Start of Block

static int32_t validate_forward(const GmsRasterForwardArgs *A)
{
    if (!A || A->P < 0 || A->width <= 0 || A->height <= 0 || !A->out_color || !A->out_invdepth || !A->background) {
        set_error("gms_rasterize_forward: invalid sizes or null output/background pointer");
        return GMS_ERR_INVALID_ARGUMENT;
    }
    const GmsMeshArgs *mesh = A->mesh;
    const GmsPointsArgs *points = A->points;
    if (mesh && points) { set_error("gms_rasterize_forward: set at most one of mesh / points"); return GMS_ERR_INVALID_ARGUMENT; }
    if (A->P == 0) return GMS_OK;
    const bool fused = mesh || points;
    if (fused) {
        const int32_t rc = mesh ? check_mesh_args(mesh, false) : check_points_args(points);
        if (rc != GMS_OK) return rc;
        if (mesh) {
            const int outs = (A->mesh_out_xyz != nullptr) + (A->mesh_out_scaling_act != nullptr) + (A->mesh_out_rotation_unit != nullptr) +
                             (A->mesh_out_opacity_act != nullptr);
            if (outs != 0 && (outs != 4 || !aligned16(A->mesh_out_rotation_unit))) {
                set_error("gms_rasterize_forward: mesh_out_* must be all NULL (forward-only frame) or all set (rotation_unit 16-byte aligned)");
                return GMS_ERR_INVALID_ARGUMENT;
            }
        }
        const bool complete = mesh ? mesh->P == (int64_t)A->P && mesh->vertices && mesh->faces && mesh->_alpha && mesh->_scale && mesh->_opacity &&
                                         (mesh->splats_per_face > 0 || mesh->splat_face)
                                   : points->P == (int64_t)A->P && points->_opacity;
        if (!complete || !A->shs || !A->shs_rest || A->M != 16 || A->D < 0 || A->D > 3 || A->colors_precomp || A->cov3D_precomp ||
            !aligned16(A->shs) || !aligned16(A->shs_rest)) {
            set_error("gms_rasterize_forward: the fused %s input needs a complete %s (P equal, _opacity set), split degree-3 SH "
                      "storage (shs + shs_rest, M = 16, active degree 0 .. 3, 16-byte aligned) and no precomputed colours / covariances",
                      mesh ? "mesh" : "points", mesh ? "GmsMeshArgs" : "GmsPointsArgs");
            return GMS_ERR_INVALID_ARGUMENT;
        }
    } else {
        if ((A->shs == nullptr) == (A->colors_precomp == nullptr)) { set_error("provide exactly one of shs / colors_precomp"); return GMS_ERR_INVALID_ARGUMENT; }
        const bool sr = A->scales && A->rotations;
        if (sr == (A->cov3D_precomp != nullptr) || (!sr && (A->scales || A->rotations))) {
            set_error("provide exactly one of (scales, rotations) / cov3D_precomp");
            return GMS_ERR_INVALID_ARGUMENT;
        }
    }
    if ((!fused && (!A->means3D || !A->opacities)) || !A->viewmatrix || !A->projmatrix || !A->campos || !A->radii || !A->geom_alloc ||
        !A->binning_alloc || !A->image_alloc) {
        set_error("gms_rasterize_forward: null input pointer or callback");
        return GMS_ERR_INVALID_ARGUMENT;
    }
    if (!fused && A->shs && (A->D < 0 || A->D > 3 || (A->D + 1) * (A->D + 1) > A->M)) {
        set_error("SH degree %d needs %d coefficients but M = %d (degrees 0..3 supported)", A->D, (A->D + 1) * (A->D + 1), A->M);
        return GMS_ERR_INVALID_ARGUMENT;
    }
    if (A->shs_rest && !sh_fast_layout(A)) { set_error("split SH storage (shs_rest) needs M == 16 and 16-byte aligned pointers"); return GMS_ERR_INVALID_ARGUMENT; }
    if (A->no_host_wait && A->binning_capacity_hint <= 0) { set_error("no_host_wait needs a binning capacity hint (render the shape once without it first)"); return GMS_ERR_INVALID_ARGUMENT; }
    return GMS_OK;
}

End of Block

◆ Exercise instructions:
Gather all lines from the listing above in which "GmsMeshArgs" occurs.

◆ Reply:
    const GmsMeshArgs *mesh = A->mesh;
                      mesh ? "mesh" : "points", mesh ? "GmsMeshArgs" : "GmsPointsArgs");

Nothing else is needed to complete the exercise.